Edit `.env` to customize Intaste:

| Variable | Default | Description |
|---|---|---|
| `INTASTE_API_TOKEN` | *(required)* | Authentication token for UI↔API communication |
| `INTASTE_DEFAULT_MODEL` | `gpt-oss` | Default Ollama model for LLM operations |
| `INTASTE_UID` / `INTASTE_GID` | `1000` | Docker user/group IDs for file permissions |
| `REQ_TIMEOUT_MS` | `180000` | Total request timeout (3 minutes) |

> **Security**: Always set `INTASTE_API_TOKEN` to a secure random value.

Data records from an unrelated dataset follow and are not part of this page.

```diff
diff --git a/icsg3d_amd/csrc/up125.hip b/icsg3d_amd/csrc/up125.hip
--- a/icsg3d_amd/csrc/up125.hip
+++ b/icsg3d_amd/csrc/up125.hip
@@ -197,17 +197,27 @@
   return 0;
 }
 
+template <bool FOLD>
 __global__ __launch_bounds__(256) void up125_combine_kernel(const float* __restrict__ cls, size_t total,
-                                                            float* __restrict__ dxl, Up125Geom u) {
+                                                            float* __restrict__ dxl, Up125Geom u, BwdStat bs) {
+  __shared__ float sh1[FOLD ? 1024 : 1], sh2[FOLD ? 1024 : 1];
   const size_t i = (size_t)blockIdx.x * blockDim.x + threadIdx.x;
-  if (i >= total) return;
+  const bool live = i < total;
+  if (!FOLD && !live) return;
   const int C4 = u.Cu >> 2, T = u.T, lg = u.lgT, Sh = 2 * T;
   const int c = (int)(i % C4) * 4;
+  qf4 a1 = qf4{0.f, 0.f, 0.f, 0.f}, a2 = a1;
+  if (live) {
   const unsigned tile = (unsigned)(i / C4);
   const int jx = tile & (T - 1), jy = (tile >> lg) & (T - 1), jz = (tile >> (2 * lg)) & (T - 1), b = tile >> (3 * lg);
   qf4 O[3][3][3];
 #pragma unroll
   for (int q = 0; q < 27; ++q) O[q / 9][(q / 3) % 3][q % 3] = *reinterpret_cast<const qf4*>(cls + up125_class_off(u, q, tile, c));
+  qf4 mu = a1, rs = a1, sc = qf4{1.f, 1.f, 1.f, 1.f}, sf = a1;
+  if (FOLD) {
+    mu = *reinterpret_cast<const qf4*>(bs.mean + c); rs = *reinterpret_cast<const qf4*>(bs.rstd + c);
+    if (bs.post_act != ACT_NONE) { sc = *reinterpret_cast<const qf4*>(bs.scale + c); sf = *reinterpret_cast<const qf4*>(bs.shift + c); }
+  }
 #pragma unroll
   for (int ez = 0; ez < 2; ++ez)
 #pragma unroll
@@ -219,12 +229,45 @@
         for (int k = 0; k < 8; ++k) v += O[ez + (k >> 2)][ey + ((k >> 1) & 1)][ex + (k & 1)];
         const size_t vox = (((size_t)b * Sh + 2 * jz + ez) * Sh + 2 * jy + ey) * Sh + 2 * jx + ex;
         *reinterpret_cast<qf4*>(dxl + vox * (size_t)u.Cu + c) = v;
-      }
-}
-int launch_up125_combine(hipStream_t st, const float* cls, float* dxl, const Up125Geom& u) {
+        if (FOLD) {
+          const qf4 s = *reinterpret_cast<const qf4*>(bs.s + vox * (size_t)bs.ld + c);
+          qf4 d;
+          d.x = v.x * act_grad(fmaf(s.x, sc.x, sf.x), bs.post_act); d.y = v.y * act_grad(fmaf(s.y, sc.y, sf.y), bs.post_act);
+          d.z = v.z * act_grad(fmaf(s.z, sc.z, sf.z), bs.post_act); d.w = v.w * act_grad(fmaf(s.w, sc.w, sf.w), bs.post_act);
+          a1 += d;
+          a2.x = fmaf(d.x, (s.x - mu.x) * rs.x, a2.x); a2.y = fmaf(d.y, (s.y - mu.y) * rs.y, a2.y);
+          a2.z = fmaf(d.z, (s.z - mu.z) * rs.z, a2.z); a2.w = fmaf(d.w, (s.w - mu.w) * rs.w, a2.w);
+        }
+      }
+  }
+  if (FOLD) {
+    const int t = threadIdx.x;
+    *reinterpret_cast<qf4*>(sh1 + 4 * t) = a1;
+    *reinterpret_cast<qf4*>(sh2 + 4 * t) = a2;
+    __syncthreads();
+    const int RPP = 256 / C4;
+    for (int col = t; col < u.Cu; col += 256) {
+      float s1 = 0.f, s2 = 0.f;
+      for (int r = 0; r < RPP; ++r) { s1 += sh1[(r * C4) * 4 + col]; s2 += sh2[(r * C4) * 4 + col]; }
+      bs.partial[((size_t)0 * u.Cu + col) * gridDim.x + blockIdx.x] = s1;
+      bs.partial[((size_t)1 * u.Cu + col) * gridDim.x + blockIdx.x] = s2;
+    }
+  }
+}
+int launch_up125_combine(hipStream_t st, const float* cls, float* dxl, const Up125Geom& u, const BwdStat* bs) {
   ICS_CHECK(u.Cu % 4 == 0 && u.rows > 0, "up125 combine: channels must be a multiple of 4");
   const size_t total = (size_t)u.rows * (u.Cu / 4);
-  ICS_LAUNCH(up125_combine_kernel, dim3((unsigned)((total + 255) / 256)), dim3(256), 0, st, cls, total, dxl, u);
+  const dim3 grid((unsigned)up125_combine_blocks(u));
+  if (bs != nullptr) {
+    ICS_CHECK(up125_combine_fold_ok(u) && bs->partial && bs->s && bs->mean && bs->rstd && bs->ld >= u.Cu && bs->ld % 4 == 0 &&
+                  (bs->post_act == ACT_NONE || (bs->scale && bs->shift)),
+              "up125 combine: the fold needs 256 % (Cu / 4) == 0 and the producer's statistics");
+    ICS_LAUNCH(up125_combine_kernel<true>, grid, dim3(256), 0, st, cls, total, dxl, u, *bs);
+    conv_set_last_kernel_id("up125_combine_kernel<true>");
+  } else {
+    ICS_LAUNCH(up125_combine_kernel<false>, grid, dim3(256), 0, st, cls, total, dxl, u, BwdStat{});
+    conv_set_last_kernel_id("up125_combine_kernel<false>");
+  }
   ICS_HIP(hipGetLastError());
   return 0;
 }
```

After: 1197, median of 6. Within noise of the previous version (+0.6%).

Use `openssl rand -hex 24` to generate one.

### GPU Support

If you have an NVIDIA GPU:

1. Install [NVIDIA Container Toolkit](https://docs.nvidia.com/datacenter/cloud-native/container-toolkit/install-guide.html)
2. Start services with GPU support:
```bash
docker compose -f compose.yaml -f compose.gpu.yaml up -d
```
3. Verify GPU detection:
```bash
docker compose exec ollama nvidia-smi
```

## Troubleshooting

| Issue | Solution |
|---|---|
| **Permission denied on `data/` directory** | Run: `sudo chown -R $(id -u):$(id -g) data/` |
| **UI shows "Connection failed"** | Check API health: `docker compose logs intaste-api` |
| **Search returns no results** | Verify Fess crawling completed: visit `http://localhost:8080/admin` |
| **LLM timeouts or 503 errors** | Ensure `ollama pull gpt-oss` completed. Check: `docker compose logs ollama` |
| **Slow responses on CPU** | This is expected without GPU. Consider using a lighter model or adding GPU support |
| **OpenSearch fails to start** | Increase Docker memory limit to 8GB or more in Docker Desktop settings |

## Next Steps

### For Developers

See [DEVELOPMENT.md](DEVELOPMENT.md) for:
- Development environment setup with hot reload
- Architecture overview and coding standards
- Testing guide and CI/CD workflows
- Contributing guidelines and PR process

### Full Documentation

- [TESTING.md](TESTING.md) - Comprehensive testing guide

## Community

- **Issues**: [GitHub Issues](https://github.com/codelibs/intaste/issues) for bugs and feature requests
- **Contributions**: We welcome contributions! See [DEVELOPMENT.md](DEVELOPMENT.md) to get started

## License

```
Apache License 2.0
Copyright (c) 2025 CodeLibs Project
```

See [LICENSE](LICENSE) for full details.